**Work instructions:**
Every line from the one with "self._model.adam(self.learning_rate, grad_scale=1.0 /" to the end of the entries, both included, is to be copied exactly; the other lines stay out.

**Provided entries:**
class FAN(TFModel):

    def __init__(self, n_classes, patch_size=None, n_filters=32, n_fscale=2, n_convolutions=4, kernel=5, dropout=0.0,
                 use_gap=True, n_dense=0, activation='leaky_relu', device=None, seed=4321):
        super().__init__(device=device)
        self._h = paramspec.ParamSpec({
            'n_classes': (7, int, (2, 256)),
            'n_filters': (32, int, (4, 128)),
            'n_fscale': (2, float, (0.25, 4)),
            'n_convolutions': (4, int, (1, 32)),
            'kernel': (5, int, (3, 11)),
            'dropout': (0, float, (0, 1)),
            'use_gap': (False, bool, None),
            'n_dense': (2, int, (0, 16)),
            'activation': ('leaky_relu', str, set(ops.ACTIVATIONS)),
        })
        params = locals()
        self._h.update(**{k: params[k] for k in self._h.keys()})
        if not 0 <= float(dropout) < 1:
            raise ValueError('dropout rate must be in [0, 1)')
        self._dropout_gen, self._dropout_seed = None, int(seed) + 17
        self.dropout_masks = None
        if not use_gap and patch_size is None:
            raise ValueError('the Flatten head (use_gap=False) needs a fixed patch_size')
        self.patch_size = patch_size
        self.x = _Shape((None, patch_size, patch_size, 3))
        self.y = _Shape((None, n_classes))

        self._constrained = ConstrainedConv2D('constrained')
        self._convs = []
        cin, nf = 3, n_filters
        for i in range(self._h.n_convolutions):
            self._convs.append(Conv2D('conv{}'.format(i + 1), self._h.kernel, cin, nf, self._h.activation,
                                      mask_activation=self._h.activation))
            cin, nf = nf, int(nf * self._h.n_fscale)
        nf = int(nf // self._h.n_fscale)
        self._conv1x1 = Conv2D('conv1x1', 1, cin, nf, self._h.activation, mask_activation=self._h.activation)
        self._generic_act = self._h.activation != 'leaky_relu'
        self._use_gap = bool(use_gap)
        feat = nf if use_gap else nf * (patch_size // 2 ** self._h.n_convolutions) ** 2
        self._hidden = []
        for i in range(self._h.n_dense):
            nf = int(nf // self._h.n_fscale)
            self._hidden.append(Conv2D('dense' if i == 0 else 'dense_{}'.format(i), 1, feat, nf, self._h.activation))
            feat = nf
        self._cls = 'dense' if self._h.n_dense == 0 else 'dense_{}'.format(self._h.n_dense)
        self._n_features = feat
        specs = self._constrained.specs()
        for c in self._convs:
            specs += c.specs()
        specs += self._conv1x1.specs()
        for d in self._hidden:
            specs += [(d.name + '/kernel', (d.cin, d.cout)), (d.name + '/bias', (d.cout,))]
        specs += [(self._cls + '/kernel', (feat, n_classes)), (self._cls + '/bias', (n_classes,))]
        self._model = ParamStore(specs, self.device)
        gen = torch.Generator().manual_seed(seed)
        self._constrained.init(self._model)
        for c in self._convs:
            c.init(self._model, gen)
        self._conv1x1.init(self._model, gen)
        for d in self._hidden + [None]:
            name, fi, fo = (d.name, d.cin, d.cout) if d is not None else (self._cls, feat, n_classes)
            k = torch.empty((fi, fo), dtype=torch.float32)
            glorot_uniform_(k, fi, fo, gen)
            self._model.p[name + '/kernel'].copy_(k)
            self._model.p[name + '/bias'].zero_()
        self.learning_rate = 1e-3
        self.loss = self._loss

    def reset_performance_stats(self):
        self.performance = {'loss': {'training': [], 'validation': []}, 'accuracy': {'validation': []},
                            'confusion': []}

    def forward(self, x, labels=None, training=False, loss_scale=None):
        self._model.refresh_images()
        P = self._model
        t = OrderedDict()
        t['x'] = x
        c1 = self._convs[0]
        front = ops.front_end_ok(c1.cin, c1.cout, c1.ks, x.shape[1], x.shape[2], n=x.shape[0] if training else None) and \
            c1.activation == 'leaky_relu'
        net, nf = self._constrained.forward(P, x, c4_only=front)
        t['constrained'], t['nf'] = net, nf
        for i, c in enumerate(self._convs):
            if i == 0 and front:
                nxt = self._convs[1] if len(self._convs) > 1 else self._conv1x1
                as_bf16 = ops.STORE_BF16 and nxt.cout >= 8
                net, idx = ops.conv1_pool_c4(net, P.p[c.name + '/kernel'], P.p[c.name + '/bias'], want_idx=training,
                                             out_bf16=as_bf16)
                t['idx1'], t['front'] = idx, True
            elif c.can_pool(net):
                nxt = self._convs[i + 1] if i + 1 < len(self._convs) else self._conv1x1
                as_bf16 = ops.COMPUTE == 'bf16' and ops.STORE_BF16 and c.cout % 8 == 0 and nxt.cout >= 8
                net, idx = c.forward_pool(P, net, want_idx=training, out_bf16=as_bf16)
                t['idx{}'.format(i + 1)] = idx
            else:
                a = c.forward(P, net)
                t['conv{}'.format(i + 1)] = a
                net = ops.maxpool2(a)
            t['pool{}'.format(i + 1)] = net
        n = x.shape[0]
        ls = (1.0 / n) if loss_scale is None else loss_scale
        c5 = self._conv1x1
        if self._use_gap and not self._hidden and not self._generic_act and c5.cin == c5.cout and ops.head_fused_ok(net, c5.cout):
            gap, mask, mask_p = ops.head_fwd(net, P.p[c5.name + '/kernel'], P.p[c5.name + '/bias'], want_mask=training)
            t['head_mask_p'] = mask_p
            probs, loss_per, dlogits = ops.fan_dense_fwd(gap, P.p[self._cls + '/kernel'], P.p[self._cls + '/bias'], labels, ls)
            t['head_mask'], t['gap'], t['probs'], t['loss_per'], t['dlogits'], t['loss_scale'] = mask, gap, probs, loss_per, dlogits, ls
            return probs, (t if training else None)
        a = self._conv1x1.forward(P, net)
        t['conv1x1'] = a
        head_in = a
        if self._hidden or not self._use_gap:
            if self._use_gap:
                if a.shape[1] != a.shape[2]:
                    raise ValueError('the hidden-Dense head pools square feature maps')
                head_in = ops.avgpool(a, a.shape[1])
            else:
                head_in = a.reshape(n, 1, 1, -1)
            t['feat'] = head_in
            rate = float(self._h.dropout)
            for li, d in enumerate(self._hidden):
                w4 = P.p[d.name + '/kernel'].view(1, 1, d.cin, d.cout)
                if self._generic_act:
                    head_in = ops.conv2d(head_in, w4, P.p[d.name + '/bias'])
                    ops.activation(head_in, self._h.activation, out=head_in)
                else:
                    head_in = ops.conv2d(head_in, w4, P.p[d.name + '/bias'], act='leaky_relu')
                t[d.name] = head_in
                if training and rate > 0:
                    if self.dropout_masks is not None:
                        keep = self.dropout_masks[li].to(device=x.device, dtype=torch.uint8).reshape(head_in.shape).contiguous()
                    else:
                        if self._dropout_gen is None:
                            self._dropout_gen = parallel.rank_generator(self._dropout_seed, x.device)
                        keep = (torch.rand(head_in.shape, device=x.device, generator=self._dropout_gen) >= rate).to(torch.uint8)
                    head_in = ops.mask_scale(head_in, keep, 1.0 / (1.0 - rate))
                    t[d.name + '/keep'], t[d.name + '/dropped'] = keep, head_in
            if training:
                self.dropout_masks = None
        gap, probs, loss_per, dlogits = ops.fan_head_fwd(head_in, P.p[self._cls + '/kernel'], P.p[self._cls + '/bias'],
                                                         labels, ls)
        t['head_in'] = head_in
        t['gap'], t['probs'], t['loss_per'], t['dlogits'], t['loss_scale'] = gap, probs, loss_per, dlogits, ls
        return probs, (t if training else None)

    def backward(self, t, need_input_grad=False, join=True, defer=None):
        late = [] if ((LATE_PARAMS or defer is not None) and not join) else None
        self._defer = defer if late is not None else None
        def params(fn, layer=0):
            if late is None or not (LATE_MASK >> layer) & 1:
                fn()
            elif self._defer is not None and (DEFER_MASK >> layer) & 1:
                self._defer.append(fn)
            else:
                late.append(fn)
        P = self._model
        hw = lambda a: (a.shape[1], a.shape[2])
        nconv = len(self._convs)
        fused = lambda i: i >= 1 and t.get('idx{}'.format(i)) is not None
        pooled_path = lambda i: fused(i) and not fused(i - 1) and ops.pooled_backward_ok(
            self._convs[i - 1].cin, self._convs[i - 1].cout, self._convs[i - 1].ks)
        g_bf16 = lambda i: (ops.COMPUTE == 'bf16' and ops.STORE_BF16 and fused(i) and self._convs[i - 1].cout % 8 == 0 and
                            (pooled_path(i) or self._convs[i - 1].cin % 8 == 0))
        if 'head_mask' in t:
            d_pool, loss = self._fused_head_backward(t)
        else:
            d_pool, loss = self._head_backward(t, fused, g_bf16)
        return self._conv_backward(t, d_pool, loss, fused, g_bf16, params, late, need_input_grad, join)

    def _fused_head_backward(self, t):
        P, c5 = self._model, self._conv1x1
        pool = t['pool{}'.format(len(self._convs))]
        wd = P.p[self._cls + '/kernel']
        loss = ops.fan_dense_bwd(t['gap'], t['dlogits'], t['loss_per'], t['loss_scale'], P.g[self._cls + '/kernel'],
                                 P.g[self._cls + '/bias'])
        dw = P.g[c5.name + '/kernel']
        with ops.side_stream(pool, t['head_mask_p'], t['dlogits'], wd, key=dw.data_ptr()):
            ops.head_wgrad(pool, t['head_mask_p'], t['dlogits'], wd, dw.view(dw.shape[2], dw.shape[3]), P.g[c5.name + '/bias'])
        d_pool = ops.head_dgrad(t['head_mask'], t['dlogits'], wd, P.p[c5.name + '/kernel'],
                                pool if t.get('idx{}'.format(len(self._convs))) is not None else None, pool.shape)
        return d_pool, loss

    def _head_backward(self, t, fused, g_bf16):
        P = self._model
        hw = lambda a: (a.shape[1], a.shape[2])
        a = t['conv1x1']
        gen = self._generic_act
        act_bwd = (lambda g, y: ops.activation_bwd(g, y, self._h.activation, out=g)) if gen else ops.lrelu_bwd
        dz, loss = ops.fan_head_bwd(t['head_in'], t['gap'], P.p[self._cls + '/kernel'], t['dlogits'], t['loss_per'],
                                    t['loss_scale'], P.g[self._cls + '/kernel'], P.g[self._cls + '/bias'],
                                    alpha=1.0 if gen else None)
        if gen and not ('feat' in t and self._hidden):
            dz = act_bwd(dz.reshape(a.shape), a)
        if 'feat' in t:
            keep_scale = 1.0 / (1.0 - float(self._h.dropout))
            for i in range(len(self._hidden) - 1, -1, -1):
                d = self._hidden[i]
                if d.name + '/keep' in t:
                    dz = ops.mask_scale(dz.reshape(t[d.name].shape), t[d.name + '/keep'], keep_scale)
                if gen:
                    dz = act_bwd(dz.reshape(t[d.name].shape), t[d.name])
                prev = self._hidden[i - 1].name if i > 0 else None
                inp = t.get(prev + '/dropped', t[prev]) if i > 0 else t['feat']
                ops.conv2d_wgrad(inp, dz, 1, dw=P.g[d.name + '/kernel'].view(1, 1, d.cin, d.cout),
                                 db=P.g[d.name + '/bias'])
                w4 = P.p[d.name + '/kernel'].view(1, 1, d.cin, d.cout)
                dz = ops.conv2d_dgrad(dz, w4, (1, 1), act_mask=t[prev] if (i > 0 and not gen) else None)
            if self._hidden:
                if self._use_gap:
                    dz = act_bwd(ops.avgpool_bwd(dz, a.shape[1]), a)
                else:
                    dz = act_bwd(dz.reshape(a.shape).contiguous(), a)
            else:
                dz = dz.reshape(a.shape)
        nconv = len(self._convs)
        pool = t['pool{}'.format(nconv)]
        self._conv1x1.backward_params(P, pool, dz)
        d_pool = self._conv1x1.backward_input(P, dz, hw(pool), act_mask=pool if fused(nconv) else None,
                                              out_bf16=g_bf16(nconv))
        return d_pool, loss

    def _conv_backward(self, t, d_pool, loss, fused, g_bf16, params, late, need_input_grad, join):
        P = self._model
        hw = lambda a: (a.shape[1], a.shape[2])
        gen = self._generic_act
        act_bwd = (lambda g, y: ops.activation_bwd(g, y, self._h.activation, out=g)) if gen else ops.lrelu_bwd
        nconv = len(self._convs)
        for i in range(nconv, 0, -1):
            conv = self._convs[i - 1]
            inp = t['pool{}'.format(i - 1)] if i > 1 else t['constrained']
            prev_mask = inp if fused(i - 1) else None
            if i == 1 and t.get('front'):
                params(lambda inp=inp, g=d_pool, i=i, conv=conv: ops.conv1_wgrad_c4(
                    inp, g, t['idx{}'.format(i)], dw=P.g[conv.name + '/kernel'], db=P.g[conv.name + '/bias'], side=True), i)
                d_pool = ops.conv1_dgrad_pooled(d_pool, t['idx{}'.format(i)], P.p[conv.name + '/kernel'])
                continue
            if fused(i) and ops.pooled_backward_ok(conv.cin, conv.cout, conv.ks) and prev_mask is None:
                params(lambda inp=inp, g=d_pool, i=i, conv=conv: ops.conv2d_wgrad_pooled(
                    inp, g, t['idx{}'.format(i)], conv.ks, dw=P.g[conv.name + '/kernel'], db=P.g[conv.name + '/bias'],
                    side=True), i)
                d_pool = ops.conv2d_dgrad_pooled(d_pool, t['idx{}'.format(i)], P.p[conv.name + '/kernel'])
                continue
            if fused(i) and ops.unpool_fold_ok(inp, d_pool, conv.cin, conv.cout, conv.ks):
                params(lambda inp=inp, g=d_pool, i=i, conv=conv: ops.conv2d_wgrad_unpool(
                    inp, g, t['idx{}'.format(i)], conv.ks, dw=P.g[conv.name + '/kernel'], db=P.g[conv.name + '/bias'], side=True), i)
                d_pool = ops.conv2d_dgrad_unpool(d_pool, t['idx{}'.format(i)], P.p[conv.name + '/kernel'], act_mask=prev_mask,
                                                 out_bf16=g_bf16(i - 1))
                continue
            if fused(i):
                as_bf16 = ops.COMPUTE == 'bf16' and ops.STORE_BF16 and conv.cout % 8 == 0 and conv.cin % 8 == 0
                dz = ops.maxpool2_unpool(d_pool, t['idx{}'.format(i)], None, apply_mask=False, out_bf16=as_bf16)
            else:
                dz = ops.maxpool2_bwd(d_pool, t['conv{}'.format(i)], None, apply_mask=not gen)
                if gen:
                    dz = act_bwd(dz, t['conv{}'.format(i)])
            params(lambda conv=conv, inp=inp, dz=dz: conv.backward_params(P, inp, dz), i)
            d_pool = conv.backward_input(P, dz, hw(inp), act_mask=prev_mask, out_bf16=g_bf16(i - 1))
        params(lambda g=d_pool: self._constrained.backward_params(P, t['x'], g))
        dx = self._constrained.backward_input(t['nf'], d_pool) if need_input_grad else None
        self._defer = None
        with ops.one_fork():
            for fn in late or ():
                fn()
        if join:
            ops.join_side_stream()
            P.grads_pending = False
        else:
            P.grads_pending = True
        return loss, dx

    def _loss(self, labels, probs):
        p = np.clip(np.asarray(probs, np.float64), 1e-7, 1 - 1e-7)
        lab = np.asarray(labels).astype(np.int64)
        return float(np.mean(np.log(p.sum(axis=1)) - np.log(p[np.arange(len(lab)), lab])))

    def process(self, batch_x, training=False):
        return DeviceArray(self.forward(to_device(batch_x, self.device))[0])

    def process_and_decide(self, batch_x, with_confidence=False):
        probs = self.process(batch_x).numpy()
        if with_confidence:
            return probs.argmax(axis=1), probs.max(axis=1)
        return probs.argmax(axis=1)

    def training_step(self, batch_x, target_labels, learning_rate=None):
        x = to_device(batch_x, self.device)
        labels = torch.as_tensor(np.asarray(target_labels), dtype=torch.int32).to(self.device)
        _, ctx = self.forward(x, labels, training=True)
        loss, _ = self.backward(ctx, need_input_grad=False)
        world = parallel.sync_gradients(self._model.flat_grad)
        if learning_rate is not None:
            self.learning_rate = learning_rate
        self._model.adam(self.learning_rate, grad_scale=1.0 / world)
        return DeviceArray(loss)

    def summary(self):
        return '{kernel}x{kernel} CNN: 1+{conv}+1 conv layers {gap}+ {fc} fc layers [{params:,} parameters]'.format(
            kernel=self._h.kernel, conv=self._h.n_convolutions, fc=self._h.n_dense,
            gap='+ (GAP) ' if self._h.use_gap else '', params=self.count_parameters())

**Written answer:**
        self._model.adam(self.learning_rate, grad_scale=1.0 / world)
        return DeviceArray(loss)

    def summary(self):
        return '{kernel}x{kernel} CNN: 1+{conv}+1 conv layers {gap}+ {fc} fc layers [{params:,} parameters]'.format(
            kernel=self._h.kernel, conv=self._h.n_convolutions, fc=self._h.n_dense,
            gap='+ (GAP) ' if self._h.use_gap else '', params=self.count_parameters())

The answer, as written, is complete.